EXERCISE INSTRUCTIONS: In the records that follow, locate every line with "atomicOr" and extract it.

RECORD SET:
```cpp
__device__ __forceinline__ double fma3(double a, double b, double c)
{
  double d;
  asm("v_fma_f64 %0, %1, %2, %3" : "=v"(d) : "v"(a), "v"(b), "v"(c));
  return d;
}
#ifndef NDT2D_EXP_SCALAR_CONSTANTS
#define NDT2D_EXP_SCALAR_CONSTANTS 0
#endif
template <uint32_t HI, uint32_t LO>
__device__ __forceinline__ double fma3k(double a, double b)
{
  double d;
#if NDT2D_EXP_SCALAR_CONSTANTS
  uint32_t lo, hi;
  asm volatile("s_mov_b32 %0, %2\n\ts_mov_b32 %1, %3" : "=s"(lo), "=s"(hi) : "n"(LO), "n"(HI));
  const double c = __hiloint2double(static_cast<int>(hi), static_cast<int>(lo));
  asm("v_fma_f64 %0, %1, %2, %3" : "=v"(d) : "v"(a), "v"(b), "s"(c));
#else
  asm("v_fma_f64 %0, %1, %2, %3" : "=v"(d) : "v"(a), "v"(b), "v"(__hiloint2double(static_cast<int>(HI), static_cast<int>(LO))));
#endif
  return d;
}

__device__ __forceinline__ double exp_of_exponent(double x)
{
  asm("v_max_f64 %0, %1, %2" : "=v"(x) : "v"(x), "s"(-1000.0));
  const double n = rint(x * 1.4426950408889634);
  double r = fma(n, -0.6931471805599453, x);
  r = fma(n, -2.3190468138462996e-17, r);
  double p = fma3k<0x3e928af3u, 0xfca7ab0cu>(r, 0x1.ade156a5dcb37p-26);
  p = fma3k<0x3ec71deeu, 0x623fde64u>(r, p);
  p = fma3k<0x3efa0199u, 0x7c89e6b0u>(r, p);
  p = fma3k<0x3f2a01a0u, 0x14761f6eu>(r, p);
  p = fma3k<0x3f56c16cu, 0x1852b7b0u>(r, p);
  p = fma3k<0x3f811111u, 0x11122322u>(r, p);
  p = fma3k<0x3fa55555u, 0x555502a1u>(r, p);
  p = fma3k<0x3fc55555u, 0x55555511u>(r, p);
  p = fma3k<0x3fe00000u, 0x0000000bu>(r, p);
  asm("v_fma_f64 %0, %1, %2, 1.0" : "=v"(p) : "v"(r), "v"(p));
  asm("v_fma_f64 %0, %1, %2, 1.0" : "=v"(p) : "v"(r), "v"(p));
  return ldexp(p, static_cast<int>(n));
}

__device__ __forceinline__ bool wave_any(bool p)
{
  return __builtin_amdgcn_ballot_w64(p) != 0ull;
}

constexpr double kExpOverflowAbove = 0x1.62e42fefa39efp+9;

__device__ __forceinline__ double exp_score(double e)
{
  double r = exp_of_exponent(e);
  if (__builtin_expect(wave_any(!(e <= kExpOverflowAbove)), 0))
  {
    r = (e != e) ? e + e : (e > kExpOverflowAbove ? HUGE_VAL : r);
  }
  return r;
}

__device__ __forceinline__ double negligible_below(double s)
{
  const double from_sum =
// ... 179 lines not shown
```

### ndt_2d_amd/csrc/ndt2d_lane_fn.h

```cpp
#ifndef NDT2D_LANE_FN_H_
#define NDT2D_LANE_FN_H_

#include <cmath>

#include "ndt2d_device_fn.h"

namespace ndt2d
{

namespace
{

constexpr int kPatch = 8;
#ifndef NDT2D_LANE_UNROLL
#define NDT2D_LANE_UNROLL 8
#endif
constexpr int kUnroll = NDT2D_LANE_UNROLL;
constexpr double kFracScale = 65536.0;
constexpr int kMapStride = 256;
constexpr int kMaxMapCells = 256;
constexpr uint32_t kNearUnits = 4;
constexpr double kBoxMargin = 1.0 / 1024.0;
constexpr double kTwo24 = 16777216.0;
constexpr double kTwo52 = 4503599627370496.0;
// ... 193 lines not shown
  return kRankLead + (((ncell + 1u) * 2u + 15u) & ~15u);
}

#if defined(NDT2D_LANE_HIST) || defined(NDT2D_LANE_PATHS)
__device__ double * g_lane_hist = nullptr;
#endif
#ifdef NDT2D_LANE_PATHS
#define NDT2D_PATH(slot, amount)                                                              \
  do {                                                                                        \
    if (g_lane_hist != nullptr && (threadIdx.x & 63u) == 0) atomicAdd(g_lane_hist + (slot), static_cast<double>(amount)); \
  } while (0)
#else
#define NDT2D_PATH(slot, amount) do {} while (0)
#endif

struct LaneCtx
{
  uint32_t rank_address;
  uint32_t lds_cells_address;
  uint32_t sub_log2;
  uint32_t exact_index;
  uint32_t idx_bias;
  uint32_t size_x;
};
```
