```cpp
__global__ void __launch_bounds__(64) __attribute__((amdgpu_waves_per_eu(2, 2))) k_cut_verify(KParams p) {
    __shared__ double fo[21][65];
    __shared__ double fr[21][65];
    const int b = blockIdx.x;
    const int lane = threadIdx.x;
    const int nls = p.tr.n_matched_ls[b];
    const DevCam& cam = p.cam;
    const double homog = p.cfg.homog_th;
    DevLines& L = p.prev.ls;
    const size_t lb = (size_t)b * p.kl_cap;
    const int32_t* mls = p.tr.matched_ls + (size_t)b * p.mls_cap;
    const double* rec_l = p.scr.cut_rec + LINE_SLOT(p, b, 0) * CUT_REC;
    double Dl[16];
#pragma unroll
    for (int i = 0; i < 16; ++i) Dl[i] = p.scr.cut_dtinv[16 * b + i];
    int bad = p.cfg.cut_proof == 3 ? 256 : 0;
    double worst = 0.0;
    double tS = 0.0, tK = 0.0, tA = 0.0, tV = 0.0;
    int64_t n_marg = 0, n_eval = 0, n_mline = 0, n_xchk = 0, n_dline = 0;
    double sA = 0.0, sE = 0.0;
    if (nls > 0 && lane < 21) {
        const double s0 = p.scr.cut_sum[CUT_SUM_REC * b + lane];
        sA = s0 - rec_l[CUT_FAST + lane];
        sE = s0;
    }
    constexpr bool VCLOCK = GFPL_DIAG(GFPL_VERIFY_CLOCK);
    PhaseClock<VCLOCK, 5> vk;
    vk.reset();
    for (int c0 = 0; c0 < nls; c0 += 64) {
        const int m = c0 + lane;
        const bool on = m < nls;
        const size_t q = lb + (on ? mls[m] : mls[0]);
        const double* fd = rec_l + (size_t)(on ? m : 0) * CUT_REC;
        const double r0f = L.cut[2 * q], r1f = L.cut[2 * q + 1];
        {
            LineCutData d;
            load_line(L, q, d);
            double info[36];
            poseInfoOnLine<true>(cam, homog, Dl, d, r0f, r1f, info);
            if (on) {
                double2* iv = reinterpret_cast<double2*>(L.invcov + 36 * q);
#pragma unroll
                for (int i = 0; i < 18; ++i) iv[i] = make_double2(info[2 * i], info[2 * i + 1]);
#pragma unroll
                for (int i = 0; i < 6; ++i)
#pragma unroll
                    for (int k = 0; k <= i; ++k) fr[tri(i, k)][lane] = info[i * 6 + k];
            }
        }
        PHASE_TICK(vk, 0);
        const bool pdok = fd[PD_OK] != 0.0;
        {
            double xs[14];
            if (pdok) {
                xs[0] = cut_ours_V(fd, 0, r0f);
                xs[7] = cut_ours_V(fd, 1, r1f);
#pragma unroll
                for (int i = 0; i < 6; ++i) { xs[1 + i] = cut_ours_P(fd, 0, i, r0f); xs[8 + i] = cut_ours_P(fd, 1, i, r1f); }
            } else {
                exact_endpoint(cam, homog, Dl, L, q, 0, r0f, xs);
                exact_endpoint(cam, homog, Dl, L, q, 1, r1f, xs + 7);
            }
            const double is = rcp_fast(xs[0]), ie = rcp_fast(xs[7]);
            if (on) {
#pragma unroll
                for (int i = 0; i < 6; ++i)
#pragma unroll
                    for (int k = 0; k <= i; ++k) fo[tri(i, k)][lane] = cut_ours_info(xs, is, ie, i, k);
            }
        }
        wave_lds_sync();
        PHASE_TICK(vk, 1);
        const int cnt = min(64, nls - c0);
        if (lane < 21) {
            auto fetch = [&](int l0, double* v) {
#pragma unroll
                for (int k = 0; k < 17; ++k) {
                    const int mm = c0 + l0 + k;
                    v[k] = (l0 + k <= cnt && mm < nls) ? rec_l[(size_t)mm * CUT_REC + CUT_FAST + lane] : 0.0;
                }
            };
            double iv[17];
            for (int l0 = 0; l0 < cnt; l0 += 16) {
                fetch(l0, iv);
#pragma unroll
                for (int k = 0; k < 16; ++k) {
                    const int l = l0 + k;
                    if (l < cnt) {
                        const double sref = sE - iv[k];
                        const double f_o = fo[lane][l], f_r = fr[lane][l];
                        fo[lane][l] = sA;
                        fr[lane][l] = sE;
                        sE = sref + f_r;
                        sA = (sA + f_o) - iv[k + 1];
                    }
                }
            }
        }
        wave_lds_sync();
        PHASE_TICK(vk, 2);
        double K0 = 0.0, A1 = 0.0, B1 = 0.0, cs = 0.0, ce = 0.0, R0 = -1.0, rts = 0.0, rte = 0.0;
        double epsS_l = 0.0, kt_l = 0.0;
        bool line_ok = false;
        if (on && pdok) {
            const LineBound lbd = verify_line_bound(p, q, fd, p.scr.cut_vmax + LINE_SLOT(p, b, m) * CUT_VMAX, Dl,
                                                    &fo[0][0] + lane, &fr[0][0] + lane);
            K0 = lbd.K0; A1 = lbd.A1; B1 = lbd.B1; cs = lbd.cs; ce = lbd.ce; R0 = lbd.R0; rts = lbd.rts; rte = lbd.rte;
            epsS_l = lbd.epsS; kt_l = lbd.kt; line_ok = lbd.ok != 0;
        }
        PHASE_TICK(vk, 3);
        int marg = 0;
        bool detail = false;
        if (on) {
            const double* vm = p.scr.cut_vmax + LINE_SLOT(p, b, m) * CUT_VMAX;
            const double mv = vm[4];
            marg = (int)fmod(mv, 1024.0);
            n_eval += (int64_t)(mv / 1024.0);
            if (marg) {
                const double E = K0 + A1 * vm[0] + cs * (1.01 * vm[1] + rts * vm[0]) + B1 * vm[2] +
                                 ce * (1.01 * vm[3] + rte * vm[2]);
                detail = !(vm[5] == 0.0 && line_ok && E * 1.0001 <= R0);
                if (!detail && E / R0 > worst) {
                    worst = E / R0;
                    tS = epsS_l / R0;
                    tK = kt_l / R0;
                    tA = (A1 * vm[0] + B1 * vm[2]) / R0;
                    tV = (cs * (1.01 * vm[1] + rts * vm[0]) + ce * (1.01 * vm[3] + rte * vm[2])) / R0;
                }
            }
            n_marg += marg;
            n_mline += marg ? 1 : 0;
            n_dline += detail ? 1 : 0;
        }
        PHASE_TICK(vk, 4);
        if (detail) {
            const int slot = atomicAdd(p.scr.cut_dtln, 1);
            if (slot < CUT_DTL * p.B) {
                double* e = p.scr.cut_dtl + (size_t)slot * CUT_DTL_REC;
#pragma unroll
                for (int i = 0; i < CUT_INFO; ++i) e[DTL_S + i] = fr[i][lane];
                e[DTL_K0] = K0; e[DTL_A1] = A1; e[DTL_B1] = B1; e[DTL_CS] = cs; e[DTL_CE] = ce; e[DTL_R0] = R0;
                e[DTL_RTS] = rts; e[DTL_RTE] = rte;
                e[DTL_OK] = line_ok ? 1.0 : 0.0;
                p.scr.cut_dtln[1 + slot] = b * p.mls_cap + m;
            } else {
                bad |= 1024;
            }
        }
        wave_lds_sync();
    }
    int mask = bad;
    int wl = lane;
#pragma unroll
    for (int o = 32; o > 0; o >>= 1) {
        mask |= __shfl_xor(mask, o);
        const double ow = __shfl_xor(worst, o);
        const int ol = __shfl_xor(wl, o);
        if (ow > worst || (ow == worst && ol < wl)) { worst = ow; wl = ol; }
    }
    tS = __shfl(tS, wl); tK = __shfl(tK, wl); tA = __shfl(tA, wl); tV = __shfl(tV, wl);
    bad = mask != 0 ? 1 : 0;
#pragma unroll
    for (int o = 32; o > 0; o >>= 1) {
        n_marg += __shfl_xor(n_marg, o);
        n_eval += __shfl_xor(n_eval, o);
        n_mline += __shfl_xor(n_mline, o);
        n_xchk += __shfl_xor(n_xchk, o);
        n_dline += __shfl_xor(n_dline, o);
    }
    if (lane == 0) {
        p.scr.cut_flag[b] = bad;
        step_rec(p.scr.bytes, b)[GFPL_STEP_PROOF_REDONE] = bad;
        step_rec(p.scr.bytes, b)[GFPL_STEP_PROOF_STEPS] = n_marg;
        step_rec(p.scr.bytes, b)[GFPL_STEP_PROOF_VREF] = n_eval;
        step_rec(p.scr.bytes, b)[GFPL_STEP_PROOF_LINES] = n_mline;
        dbg_row(p.scr.dbg, b)[DBG_VFY_MASK] = mask;
        dbg_row(p.scr.dbg, b)[DBG_VFY_WORST] = __double_as_longlong(worst);
        dbg_row(p.scr.dbg, b)[DBG_VFY_XCHK] = n_xchk;
        dbg_row(p.scr.dbg, b)[DBG_VFY_DLINES] = n_dline;
        dbg_row(p.scr.dbg, b)[DBG_VFY_TS] = __double_as_longlong(tS);
        dbg_row(p.scr.dbg, b)[DBG_VFY_TK] = __double_as_longlong(tK);
        dbg_row(p.scr.dbg, b)[DBG_VFY_TA] = __double_as_longlong(tA);
        dbg_row(p.scr.dbg, b)[DBG_VFY_TV] = __double_as_longlong(tV);
        if (VCLOCK) vk.store(dbg_row(p.scr.dbg, b));
    }
}

__global__ void __launch_bounds__(64) k_cut_verify_detail(KParams p) {
    const int n = min(p.scr.cut_dtln[0], CUT_DTL * p.B);
    for (int i = blockIdx.x * 64 + threadIdx.x; i < n; i += gridDim.x * 64) {
        const int e = p.scr.cut_dtln[1 + i];
        const int b = e / p.mls_cap, m = e % p.mls_cap;
        const double* pl = p.scr.cut_dtl + (size_t)i * CUT_DTL_REC;
        const size_t q = (size_t)b * p.kl_cap + p.tr.matched_ls[LINE_SLOT(p, b, m)];
        const double* fd = p.scr.cut_rec + LINE_SLOT(p, b, m) * CUT_REC;
        const uint8_t* path = p.scr.cut_path + LINE_SLOT(p, b, m) * CUT_PATH;
        double Dl[16];
#pragma unroll
        for (int k = 0; k < 16; ++k) Dl[k] = p.scr.cut_dtinv[16 * b + k];
        int nx = 0;
        const int bad = verify_line_detail(p, Dl, q, path, fd, p.prev.ls.cut[2 * q], p.prev.ls.cut[2 * q + 1], pl[DTL_K0],
                                           pl[DTL_A1], pl[DTL_B1], pl[DTL_CS], pl[DTL_CE], pl[DTL_R0], pl[DTL_RTS],
                                           pl[DTL_RTE], pl[DTL_OK] != 0.0, pl + DTL_S, 1, nx);
        if (bad) {
            atomicOr(&p.scr.cut_flag[b], 1);
            atomicOr(reinterpret_cast<unsigned long long*>(&step_rec(p.scr.bytes, b)[GFPL_STEP_PROOF_REDONE]), 1ull);
        }
        if (nx)
            atomicAdd(reinterpret_cast<unsigned long long*>(&dbg_row(p.scr.dbg, b)[DBG_VFY_XCHK]), (unsigned long long)nx);
    }
}

static int cut_wave_max_b() { return env_int("GFPL_CUT_WAVE_MAX_B", CUT_WAVE_MAX_B); }

static int cut_prep_w8_max_b() { return env_int("GFPL_CUT_PREP_W8_MAX_B", 256); }

hipError_t launch_line_cut(const KParams& p, hipStream_t s, const hipEvent_t* marks) {
    const int mode = p.cfg.cut_proof;
    const dim3 gsearch((p.B + CUT_G - 1) / CUT_G);
    if (p.B <= cut_prep_w8_max_b()) {
        static std::atomic<unsigned long long> attr{0};
        const hipError_t e = ensure_dyn_lds(reinterpret_cast<const void*>(k_cut_prep<8>), (int)cut_prep_lds(8), &attr);
        if (e != hipSuccess) return e;
        hipLaunchKernelGGL(k_cut_prep<8>, dim3(p.B), dim3(512), cut_prep_lds(8), s, p);
    } else {
        hipLaunchKernelGGL(k_cut_prep<1>, dim3(p.B), dim3(64), cut_prep_lds(1), s, p);
    }
    if (!p.cfg.cut_with_max_vol) {
        if (marks) (void)hipEventRecord(marks[0], s);
        hipLaunchKernelGGL(k_cut_search_eig, gsearch, dim3(64), 0, s, p);
        if (marks) (void)hipEventRecord(marks[1], s);
        hipLaunchKernelGGL(k_cut_finish, dim3(p.B), dim3(64), 0, s, p);
        return hipGetLastError();
    }
    if (mode == 2) {
        hipLaunchKernelGGL(k_cut_bounds, dim3((p.mls_cap + 63) / 64, p.B), dim3(64), 0, s, p);
        hipLaunchKernelGGL(k_cut_vtab, dim3(p.B), dim3(256), 0, s, p);
    }
    if (marks) (void)hipEventRecord(marks[0], s);
    if (mode == 2)
        hipLaunchKernelGGL(k_cut_search<true>, gsearch, dim3(64), 0, s, p);
    else if (p.B <= cut_wave_max_b())
        hipLaunchKernelGGL(k_cut_search_w, dim3(p.B), dim3(64), 0, s, p);
    else if (mode == 1 || mode == 3)
        hipLaunchKernelGGL(HIP_KERNEL_NAME(k_cut_search<false, true>), gsearch, dim3(64), 0, s, p);
    else
        hipLaunchKernelGGL(k_cut_search<false>, gsearch, dim3(64), 0, s, p);
    if (marks) (void)hipEventRecord(marks[1], s);
    if (mode == 1 || mode == 3) {
        if (hipMemsetAsync(p.scr.cut_offl, 0, sizeof(int32_t), s) != hipSuccess) return hipGetLastError();
        hipLaunchKernelGGL(k_cut_vref, dim3((p.mls_cap + 63) / 64, p.B), dim3(64), 0, s, p);
        hipLaunchKernelGGL(k_cut_vref_off, dim3(256), dim3(64), 0, s, p);
        hipLaunchKernelGGL(k_cut_ebound, dim3((p.mls_cap + 63) / 64, p.B), dim3(64), 0, s, p);
        if (hipMemsetAsync(p.scr.cut_dtln, 0, sizeof(int32_t), s) != hipSuccess) return hipGetLastError();
        hipLaunchKernelGGL(k_cut_verify, dim3(p.B), dim3(64), 0, s, p);
        hipLaunchKernelGGL(k_cut_verify_detail, dim3(256), dim3(64), 0, s, p);
        hipLaunchKernelGGL(k_cut_bounds, dim3((p.mls_cap + 63) / 64, p.B), dim3(64), 0, s, p);
        hipLaunchKernelGGL(k_cut_vtab, dim3(p.B), dim3(256), 0, s, p);
        hipLaunchKernelGGL(k_cut_search<true>, gsearch, dim3(64), 0, s, p);
    }
    hipLaunchKernelGGL(k_cut_finish, dim3(p.B), dim3(64), 0, s, p);
    return hipGetLastError();
}

}
```

Measured before the change: 801,900.

## Shrink per-line cut record by storing geometry and recomputing polynomial coefficients

The per-line cut record goes from 80 to 48 doubles. Instead of storing the 36 precomputed P polynomial coefficients, it stores the transformed endpoints and line Jacobian (8 doubles) and recomputes the coefficients on the fly in the search, verify and bounds kernels. Proof-mode error bounds move into a separate side buffer, and a debug kernel rebuilds the old 80-double layout for the debug API. This cuts memory traffic and LDS footprint per line, at the cost of extra arithmetic when the coefficients are rebuilt.

```diff
diff --git a/gf-pl-slam_amd/csrc/gfpl_abi.hip b/gf-pl-slam_amd/csrc/gfpl_abi.hip
--- a/gf-pl-slam_amd/csrc/gfpl_abi.hip
+++ b/gf-pl-slam_amd/csrc/gfpl_abi.hip
@@ -142,6 +142,7 @@
     sb->tr.kf_nsince = c.take<int32_t>(B);
     sb->tr.kf_flag = c.take<int32_t>(B);
     sb->scr.cut_rec = c.take<double>(B * sb->mls_cap * CUT_REC);
+    sb->scr.cut_prf = c.take<double>(B * sb->mls_cap * CUT_PRF);
     sb->scr.knn = c.take<int32_t>(B * 2 * (size_t)sb->kp_cap * 3);
     sb->scr.proj = reinterpret_cast<double*>(sb->scr.knn);
     sb->scr.bytes = c.take<int64_t>(B * STEP_REC);
@@ -1465,9 +1466,18 @@
     if (!sb || !out || b < 0 || b >= sb->B || n_lines < 0 || n_lines > sb->mls_cap) return GFPL_E_INVALID;
     if (hipSetDevice(sb->ctx->device) != hipSuccess) return GFPL_E_HIP;
     if (hipStreamSynchronize(sb->ctx->stream) != hipSuccess) return GFPL_E_HIP;
-    const size_t n = (size_t)n_lines * CUT_REC;
-    return hipMemcpy(out, sb->scr.cut_rec + (size_t)b * sb->mls_cap * CUT_REC, n * sizeof(double),
-                     hipMemcpyDeviceToHost) == hipSuccess ? GFPL_OK : GFPL_E_HIP;
+    if (n_lines == 0) return GFPL_OK;
+    const size_t bytes = (size_t)n_lines * CUT_DBG_REC * sizeof(double);
+    int32_t flagged = 0;
+    if (sb->last_cut_mode == 1 || sb->last_cut_mode == 3)
+        if (hipMemcpy(&flagged, sb->scr.cut_flag + b, sizeof flagged, hipMemcpyDeviceToHost) != hipSuccess) return GFPL_E_HIP;
+    double* view = nullptr;
+    if (hipMalloc(&view, bytes) != hipSuccess) return GFPL_E_HIP;
+    bool ok = launch_cut_debug_view(params(sb, nullptr), b, sb->last_cut_mode, flagged, n_lines, view, sb->ctx->stream) == hipSuccess;
+    ok = ok && hipStreamSynchronize(sb->ctx->stream) == hipSuccess;
+    ok = ok && hipMemcpy(out, view, bytes, hipMemcpyDeviceToHost) == hipSuccess;
+    (void)hipFree(view);
+    return ok ? GFPL_OK : GFPL_E_HIP;
 }
 
 int gfpl_debug_step_records(gfpl_seqbatch* sb, int64_t* out) {
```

WRITTEN SOLUTION:
            atomicOr(&p.scr.cut_flag[b], 1);
            atomicOr(reinterpret_cast<unsigned long long*>(&step_rec(p.scr.bytes, b)[GFPL_STEP_PROOF_REDONE]), 1ull);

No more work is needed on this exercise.